[Records for processing — start]
# CDACHPCIE25/PPQSFLHE

Hardware: AMD Instinct MI355X
Metric: ciphertexts/sec aggregated+PRE at N=2^16, L=12 RNS limbs (higher is better)
Workload: dtype u64

## Files before the change

### ppqsflhe_amd/csrc/engine.hip

```cpp
#include "engine.hpp"
#include "comm.hpp"
#include "ntt_radix.hpp"
#include "qsum_kernels.hpp"
#include "fanout_kernels.hpp"
#include "codec_kernels.hpp"
#include "sampler_kernels.hpp"

#include <cmath>
#include <cstdio>
#include <type_traits>
#include <cstdlib>
#include <cstring>

namespace mk {


template <bool INV>
__global__ __launch_bounds__(NTT_THREADS) void k_ntt_col(NttIo io, NttTables T, const u64 *scale,
                                                         const u64 *scale_sh) {
    extern __shared__ __attribute__((aligned(16))) u64 lds[];
    const uint32_t poly = blockIdx.y / io.nslots, s = blockIdx.y % io.nslots;
    if (ntt_slot_skipped(io, poly, io.vslot0 + s)) return;
    const uint32_t id = limb_id_of(io.vslot0 + s, io.nl, T.L);
    const LimbConst lc = T.limb[id];
// ... 1341 lines not shown
        NttIo s5{til, pc, (size_t)ext * n, (size_t)K * n, nl, 0, nl, K, nl};
        ntt_passes(s5, tabs_, cnt, true, fold, fold + D, lanes(), 0);
        launch_baseconv(pc, (size_t)K * n, conv, (size_t)nl * n, cv, d_limb_, n, cnt, 1, stream_);
        ntt_launch(conv, cnt, nl, nl, false, nullptr, nullptr);
    }
    k_moddown_tail<<<ew_grid(n, nl, cnt), EW_THREADS, 0, stream_>>>(til, conv, out, g, d_limb_, ext, pinv, pinv + nl,
                                                                 add, add_stride, out_stride, accumulate ? 1 : 0);
    MK_HIP(hipGetLastError());
}

void Engine::modup(const u64 *c1, u64 *digits, uint32_t cnt, uint32_t nl) {
    need_device();
    check_nl(nl);
    if (!cnt) return;
    const uint32_t n = ps_.n, ext = nl + ps_.K, nparts = ps_.num_parts(nl);
    u64 *coef = workspace((size_t)cnt * nl * n);
    modup_core(c1, (size_t)nl * n, coef, digits, cnt, nl);
    const size_t dstride = (size_t)nparts * ext * n;
    for (uint32_t part = 0; part < nparts; ++part) {
        const uint32_t lo = part * ps_.alpha, hi = std::min(nl, lo + ps_.alpha);
        k_copy_slots<<<ew_grid(n, hi - lo, cnt), EW_THREADS, 0, stream_>>>(c1, (size_t)nl * n, lo,
                                                                         digits + (size_t)part * ext * n, dstride, lo, n);
    }
    MK_HIP(hipGetLastError());
}

void Engine::moddown(const u64 *in, u64 *out, uint32_t cnt, uint32_t nl) {
    need_device();
    check_nl(nl);
    if (!cnt) return;
    const uint32_t n = ps_.n, K = ps_.K;
    const size_t w_pc = (size_t)cnt * K * n, w_conv = (size_t)cnt * nl * n;
    u64 *ws = workspace(w_pc + w_conv);
    moddown_core(in, ws, ws + w_pc, out, (size_t)nl * n, nullptr, 0, cnt, nl, false);
}

template <int NPARTS>
static void launch_inner(const u64 *dig, const u64 *c1, size_t c1_stride, const u64 *evk, u64 *til, EwGeom g,
                         const LimbConst *limb, uint32_t ext, uint32_t D, uint32_t alpha, uint32_t items,
                         unsigned long long slot_mask, hipStream_t s) {
    const uint32_t nsel = (uint32_t)__builtin_popcountll(slot_mask);
    if (!nsel) return;
    k_inner_product_b<NPARTS><<<dim3((g.n / 2 + EW_THREADS - 1) / EW_THREADS, nsel), EW_THREADS, 0, s>>>(
        dig, c1, c1_stride, evk, til, g, limb, ext, D, alpha, items, slot_mask);
}

template <int LOG_H, int NPARTS>
static void launch_row_inner_fp(const InnerArgs &a, const NttTables &T, hipStream_t s) {
    const uint32_t tiles = (1u << T.log_r1) / (256u >> LOG_H);
    const dim3 grid(tiles * a.nsel * a.items);
    k_row_inner_fp<LOG_H, NPARTS, 2><<<grid, NTT_THREADS, 0, s>>>(a, T);
}
template <int LOG_H>
static void launch_row_inner_fp_n(const InnerArgs &a, const NttTables &T, uint32_t nparts, hipStream_t s) {
    switch (nparts) {
        case 1: launch_row_inner_fp<LOG_H, 1>(a, T, s); break;
        case 2: launch_row_inner_fp<LOG_H, 2>(a, T, s); break;
        case 3: launch_row_inner_fp<LOG_H, 3>(a, T, s); break;
        case 4: launch_row_inner_fp<LOG_H, 4>(a, T, s); break;
        case 5: launch_row_inner_fp<LOG_H, 5>(a, T, s); break;
        case 6: launch_row_inner_fp<LOG_H, 6>(a, T, s); break;
        default: throw std::invalid_argument("more than 6 key-switch digits unsupported");
    }
}


template <int LOGC>
static void launch_row3_inner_fp_n(const InnerArgs &a, const NttTables &T, uint32_t nparts, hipStream_t s) {
    const dim3 grid(((1u << T.log_r1) / RowT<LOGC>::ROWS) * a.nsel * a.items);
    switch (nparts) {
        case 1: k_row3_inner_fp<1, LOGC><<<grid, NTT_THREADS, 0, s>>>(a, T); break;
        case 2: k_row3_inner_fp<2, LOGC><<<grid, NTT_THREADS, 0, s>>>(a, T); break;
        case 3: k_row3_inner_fp<3, LOGC><<<grid, NTT_THREADS, 0, s>>>(a, T); break;
        case 4: k_row3_inner_fp<4, LOGC><<<grid, NTT_THREADS, 0, s>>>(a, T); break;
        case 5: k_row3_inner_fp<5, LOGC><<<grid, NTT_THREADS, 0, s>>>(a, T); break;
        case 6: k_row3_inner_fp<6, LOGC><<<grid, NTT_THREADS, 0, s>>>(a, T); break;
        default: throw std::invalid_argument("more than 6 key-switch digits unsupported");
    }
}
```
[Records for processing — finish]
__Exercise requirements__: For every line in the data above that holds "poly", return the line itself.

__Expected answer__:
    const uint32_t poly = blockIdx.y / io.nslots, s = blockIdx.y % io.nslots;
    if (ntt_slot_skipped(io, poly, io.vslot0 + s)) return;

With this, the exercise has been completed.